Updated

This is a partial transcript from "Your World with Neil Cavuto," July 18, 2006, that was edited for clarity.

DAVID ASMAN, GUEST HOST: An Iranian official saying today no part of Israel is safe from Hezbollah. My next guest says Iran is behind all this, and it's using the turmoil in the Mideast to become a regional superpower. From Jerusalem, Dore Gold, former adviser to Ariel Sharon and former Israeli ambassador to the U.N.

Ambassador Gold, good to see you here.

DORE GOLD, FORMER ISRAELI AMBASSADOR TO THE UNITED NATIONS: Pleasure.

ASMAN: How do you know that Iran is behind all this?

GOLD: Well, it's very simple.

For years, Israel has been observing that Iranian cargo planes land at Damascus International Airport, unload huge amounts of weaponry, including many of the missiles that are going into Haifa, Safed, Tiberias, and northern Israeli cities. These missiles are transported by truck to the Bekaa Valley, where they are sometimes unloaded, sometimes in other places belonging to Hezbollah.

Secondly, we know from the Lebanese press, back in 2002, it reported that Iranian Revolutionary Guards arrived to Lebanon to train the Hezbollah on the use of the Fajr-3 and the Fajr-5. These are missiles that reach up to 70 kilometers in range and can strike the heart of Israel. Some of those are being used against Haifa today.

ASMAN: Now, you — you may have — may or may not have heard my last guest. But he said that what Israel is doing now is an overreaction, bombing civilian targets, maybe inadvertently, but, still, a lot of civilians are being killed in this assault by Israel to protect itself.

Are you at danger of empowering Iran even more by getting the whole Muslim world against you?

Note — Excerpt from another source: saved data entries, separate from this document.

template <int PASS, int WPW>
__global__ __launch_bounds__(kThreads) void summary_pass_kernel(RG g, long long nunits, unsigned *__restrict__ cnt,
                                                                const unsigned *__restrict__ gtot,
                                                                const unsigned *__restrict__ ctot, int nchunks,
                                                                int *__restrict__ total, int cap_out,
                                                                int *__restrict__ out_coords) {
    constexpr int ROUND = WPW < 4 ? WPW : 4;
    const int lane = fnp_lane();
    const long long U = ((long long)fnp_xcd_block() * kThreads + threadIdx.x) >> 6;
    if (U >= nunits) return;
    if (PASS == 1 && U == 0) {
        unsigned t = 0;
        for (int c = lane; c < nchunks; c += 64) t += ctot[c];
        t = wave_sum(t);
        if (lane == 0) *total = (int)t;
    }
    const long long S0 = U * WPW;
    unsigned long long swl, todo;
    if (WPW == 1) {
        swl = g.summ[S0];
        todo = swl != 0ull ? 1ull : 0ull;
    } else {
        swl = (lane < WPW && S0 + lane < g.nsum) ? g.summ[S0 + lane] : 0ull;
        todo = __ballot(swl != 0ull);
    }
    if (todo == 0ull) {
        if (PASS == 0 && lane == 0) cnt[U] = 0u;
        return;
    }
    unsigned run = 0;
    if (PASS == 1) {
        const long long grp = U >> 6, chunk = U >> 10;
        unsigned p = 0;
        for (int i = lane; i < (int)chunk; i += 64) p += ctot[i];
        if (lane < (int)(grp - chunk * 16)) p += gtot[chunk * 16 + lane];
        if (lane < (int)(U - grp * 64)) p += cnt[grp * 64 + lane];
        run = wave_sum(p);
    }
    while (todo) {
        int j[ROUND];
        bool v[ROUND];
        unsigned long long bits[ROUND];
#pragma unroll
        for (int u = 0; u < ROUND; ++u) {
            v[u] = todo != 0ull;
            j[u] = v[u] ? __builtin_ctzll(todo) : 0;
            if (v[u]) todo &= todo - 1ull;
            const unsigned long long sw = WPW == 1 ? swl : readlane64(swl, j[u]);
            const bool occ = v[u] && ((sw >> lane) & 1ull);
            bits[u] = occ ? g.bits[(S0 + j[u]) * 64 + lane] : 0ull;
        }
#pragma unroll
        for (int u = 0; u < ROUND; ++u) {
            const unsigned c = (unsigned)__popcll(bits[u]);
            if (PASS == 0) {
                run += c;
            } else {
                if (!v[u]) break;
                const unsigned inc = wave_inclusive(c);
                const long long blk = (S0 + j[u]) * 64 + lane;
                int r = (int)(run + inc - c);
                if (bits[u]) {
                    g.base[blk] = (unsigned)r;
                    if (out_coords) {
                        int b, z0, y0, x0;
                        rg_decode(g.d, blk, 0, b, z0, y0, x0);
                        unsigned long long m = bits[u];
                        while (m) {
                            const int bit = __ffsll((long long)m) - 1;
                            m &= m - 1;
                            if (r < cap_out)
                                reinterpret_cast<int4 *>(out_coords)[r] = make_int4(b, z0 | (bit >> 4), y0 | ((bit >> 2) & 3), x0 | (bit & 3));
                            ++r;
                        }
                    }
                }
                if (WPW > 1) run += (unsigned)__builtin_amdgcn_readlane((int)inc, 63);
            }
        }
    }
    if (PASS == 0) {
        run = wave_sum(run);
        if (lane == 0) cnt[U] = run;
    }
}

}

GOLD: The problem with the Cedar Revolution is that it wasn't completed. I'm speaking about Iran's — Lebanon's emergence as a free and independent country.

You have had a state within a state run by Hezbollah. Now, U.N. Resolutions 1559, for example, call for dismantling all the militias in Lebanon. How can you have a sovereign Lebanese country if you have a mini- state with its own militia, with long-range missiles that can strike at Israel?

ASMAN: So...

GOLD: So, what Israel is trying to do is essentially dismantle that Hezbollah state within a state.

ASMAN: Understood, but is there no way...

GOLD: So, Lebanon can become free and Israel can be safe.

ASMAN: Ambassador Gold — forgive me for interrupting, but is there no way that you could specifically target Hezbollah, without focusing on civilian targets, like the airport, etcetera?

GOLD: Well, let me explain the airport.

You know, there are two ways to deal with an insurgency, because, basically, what Hezbollah has in Lebanon is an insurgency. One is to cut off the lines of supply of the emergency, so you dry it out and bring it to an end quickly.

And that's precisely what Israel is trying to do. It's cut off the airport, the runways of the Beirut international airport. It has put a sea blockade on Lebanon, and it has cut off main highways, like the Beirut-Damascus highway.

By the way, today, the Israeli air force found more Syrian trucks loaded with munitions moving from Syria into the Bekaa...

ASMAN: Right.

GOLD: ... in eastern Lebanon and destroyed them.

ASMAN: But, Ambassador Gold...

GOLD: So, you have to seal that off.

ASMAN: I understand you have to seal it off.

But, at the same time, there are a lot of civilians trying to use that airport to get out of Beirut, so they don't get bombed. What about them?

GOLD: Well, right now, Israel is coordinating with those powers that are interested in doing so, like the United States, so that American citizens can leave Lebanon through the American evacuation.

But we have to make sure that this war over Israel's security and the freedom of Lebanon is finished quickly.

ASMAN: All right.

GOLD: If we left all these access routes open, this insurgency could last years.

ASMAN: Ambassador Dore...

GOLD: We want it over in weeks.

ASMAN: Ambassador Dore Gold, we thank you very much for coming on.